##### Extracted material #####

#include <climits>
#include <cmath>

namespace k2hip {

namespace {
constexpr int kTailFrames = 19;
}

Engine::Engine(const std::string& weights, const char* overrides, int device) : device_(device) {
    tunables_init_from_env();
    model_.reset(new Model(weights, overrides));
    int n = 0;
    if (hipGetDeviceCount(&n) != hipSuccess || n <= 0)
        failf(K2HIP_ERR_NO_DEVICE, "no HIP device visible: libk2hip has no CPU fallback");
    if (device < 0 || device >= n) failf(K2HIP_ERR_NO_DEVICE, "device %d out of range (have %d)", device, n);
    K2_HIP(hipSetDevice(device));
    model_->upload(device);
    K2_HIP(hipStreamCreateWithFlags(&stream_, hipStreamNonBlocking));
    K2_HIP(hipStreamCreateWithFlags(&stream2_, hipStreamNonBlocking));
// ... 172 lines not shown
    w.dec_table = d_dec_table_;
    return w;
}

void Engine::decoder_table_check(int n_samples, unsigned seed, long long* rows, long long* mismatched) {
    const DecJoinW w = decjoin();
    *rows = 0;
    *mismatched = 0;
    if (!w.dec_table) return;
    const long long V = w.V, n_ctx = (V + 1) * V;
    *rows = n_ctx;
    std::vector<long long> y;
    auto add = [&](long long y0, long long y1) { y.push_back(y0); y.push_back(y1); };
    add(-1, K2HIP_BLANK_ID);
    add(K2HIP_BLANK_ID, K2HIP_BLANK_ID);
    add(-1, V - 1);
    add(V - 1, V - 1);
    unsigned long long st = seed * 6364136223846793005ull + 1442695040888963407ull;
    for (int i = 0; i < n_samples; i++) {
        st = st * 6364136223846793005ull + 1442695040888963407ull;
        const long long cx = (long long)((st >> 20) % (unsigned long long)n_ctx);
        add(cx / V - 1, cx % V);
    }
    const int N = (int)(y.size() / 2);
    long long* d_y = nullptr;
    float* d_out = nullptr;
    K2_HIP(hipMalloc(&d_y, sizeof(long long) * y.size()));
    K2_HIP(hipMalloc(&d_out, sizeof(float) * (size_t)N * w.J));
    std::vector<float> got((size_t)N * w.J), want(w.J);
    try {
        K2_HIP(hipMemcpyAsync(d_y, y.data(), sizeof(long long) * y.size(), hipMemcpyHostToDevice, stream_));
        Ctx t;
        t.stream = stream_;
        decoder_rows_wide(t, w, d_y, N, d_out);
        K2_HIP(hipMemcpyAsync(got.data(), d_out, sizeof(float) * got.size(), hipMemcpyDeviceToHost, stream_));
        K2_HIP(hipStreamSynchronize(stream_));
        for (int n = 0; n < N; n++) {
            const long long row = (y[2 * n] + 1) * V + y[2 * n + 1];
            K2_HIP(copy_blocking(want.data(), w.dec_table + row * w.J, sizeof(float) * w.J, hipMemcpyDeviceToHost));
            for (int k = 0; k < w.J; k++) *mismatched += memcmp(&want[k], &got[(size_t)n * w.J + k], sizeof(float)) != 0;
        }
    } catch (...) {
        (void)hipFree(d_y);
        (void)hipFree(d_out);
        throw;
    }
    (void)hipFree(d_y);
    (void)hipFree(d_out);
}

float* Engine::encoder_embed(const Ctx& c, const float* x, int B, int T, int* T50) {
    const Model& m = *model_;
    const int F0 = 80, T1 = T - 2, T2 = (T1 - 3) / 2 + 1, F2 = (F0 - 3) / 2 + 1, T3 = T2 - 2, F3 = (F2 - 3) / 2 + 1;
    K2_REQUIRE(T3 > 0, "encoder: %d input frames are too few (need >= 9)", T);
    Arena& ar = *c.arena;
    const int D0 = m.cfg().dim[0];
    float* out = ar.take<float>((int64_t)B * T3 * D0);
    int64_t mark = ar.mark();
    float* a1 = ar.take<float>((int64_t)B * T1 * F0 * 8);
    conv0_swoosh(c, x, m.w("encoder_embed.conv.0.weight"), m.w("encoder_embed.conv.0.bias"), a1, B, T, F0);
    c.add_flops(0, 2.0 * B * T1 * (double)F0 * 8 * 9, 0);
    float* a2 = ar.take<float>((int64_t)B * T2 * F2 * 32);
    {
        GemmArgs g;
        g.A = a1; g.W = m.w("encoder_embed.conv.4.weight#ohwi"); g.ldw = 72; g.bias = m.w("encoder_embed.conv.4.bias");
        g.C = a2; g.ldc = 32; g.M = B * T2 * F2; g.N = 32; g.K = 72; g.act = ACT_SWOOSH_R;
        g.cv_Fout = F2; g.cv_Tout = T2; g.cv_Tin = T1; g.cv_Fin = F0; g.cv_C = 8; g.cv_st = 2; g.cv_sf = 2;
        g.seg_len = 24; g.seg_stride = F0 * 8;
        gemm(c, g);
    }
    float* a3 = ar.take<float>((int64_t)B * T3 * F3 * 128);
    {
        GemmArgs g;
        g.A = a2; g.W = m.w("encoder_embed.conv.7.weight#ohwi"); g.ldw = 288; g.bias = m.w("encoder_embed.conv.7.bias");
        g.C = a3; g.ldc = 128; g.M = B * T3 * F3; g.N = 128; g.K = 288; g.act = ACT_SWOOSH_R;
        g.cv_Fout = F3; g.cv_Tout = T3; g.cv_Tin = T2; g.cv_Fin = F2; g.cv_C = 32; g.cv_st = 1; g.cv_sf = 2;
        g.seg_len = 96; g.seg_stride = F2 * 32;
        gemm(c, g);
    }
    const int npix = B * T3 * F3;
    float* dw = ar.take<float>((int64_t)npix * 128);
    dwconv7x7(c, a3, m.w("encoder_embed.convnext.depthwise_conv.weight#kc"), m.w("encoder_embed.convnext.depthwise_conv.bias"),
              dw, B, T3, T3, 3, F3, 128);
    float* hid = ar.take<float>((int64_t)npix * 384);
    linear(c, dw, 128, m.w("encoder_embed.convnext.pointwise_conv1.weight"), m.w("encoder_embed.convnext.pointwise_conv1.bias"),
           hid, 384, npix, 128, 384, ACT_SWOOSH_L);
    linear(c, hid, 384, m.w("encoder_embed.convnext.pointwise_conv2.weight"), m.w("encoder_embed.convnext.pointwise_conv2.bias"),
           a3, 128, npix, 384, 128, ACT_NONE, a3, 128);
    float* lin = ar.take<float>((int64_t)B * T3 * D0);
    linear(c, a3, F3 * 128, m.w("encoder_embed.out.weight#fc"), m.w("encoder_embed.out.bias"), lin, D0, B * T3, F3 * 128, D0);
    biasnorm(c, lin, m.w("encoder_embed.out_norm.bias"), m.w("encoder_embed.out_norm.log_scale"), out, B * T3, D0);
    ar.rewind(mark);
    *T50 = T3;
    return out;
}

const float* Engine::pos_proj_cached(const Ctx& c, int layer, const float* pe, int pe_dim, const float* W, int rows, int ncols) {
    if (c.dry) return nullptr;
    std::lock_guard<std::mutex> lk(cache_mu_);
    const auto key = std::make_pair(layer, rows);
    auto it = pp_cache_.find(key);
    if (it != pp_cache_.end()) return it->second;
    const size_t bytes = sizeof(float) * (size_t)rows * ncols;
    if (pp_cache_bytes_ + bytes > ((size_t)1 << 30)) {
        synchronize();
        for (auto& kv : pp_cache_) (void)hipFree(kv.second);
        pp_cache_.clear();
        pp_cache_bytes_ = 0;
    }
    float* pp = nullptr;
    K2_HIP(hipMalloc(&pp, bytes));
    Ctx plain = c;
    plain.instrument = false;
    plain.gemm_log = nullptr;
    linear(plain, pe, pe_dim, W, nullptr, pp, ncols, rows, pe_dim, ncols);
    K2_HIP(hipStreamSynchronize(c.stream));
    pp_cache_[key] = pp;
    pp_cache_bytes_ += bytes;
    return pp;
}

#####

◆ **Your assignment**:
For each line in the records that holds "hipFree", show that line as it stands.

◆ **Worked solution**:
        (void)hipFree(d_y);
        (void)hipFree(d_out);
    (void)hipFree(d_y);
    (void)hipFree(d_out);
        for (auto& kv : pp_cache_) (void)hipFree(kv.second);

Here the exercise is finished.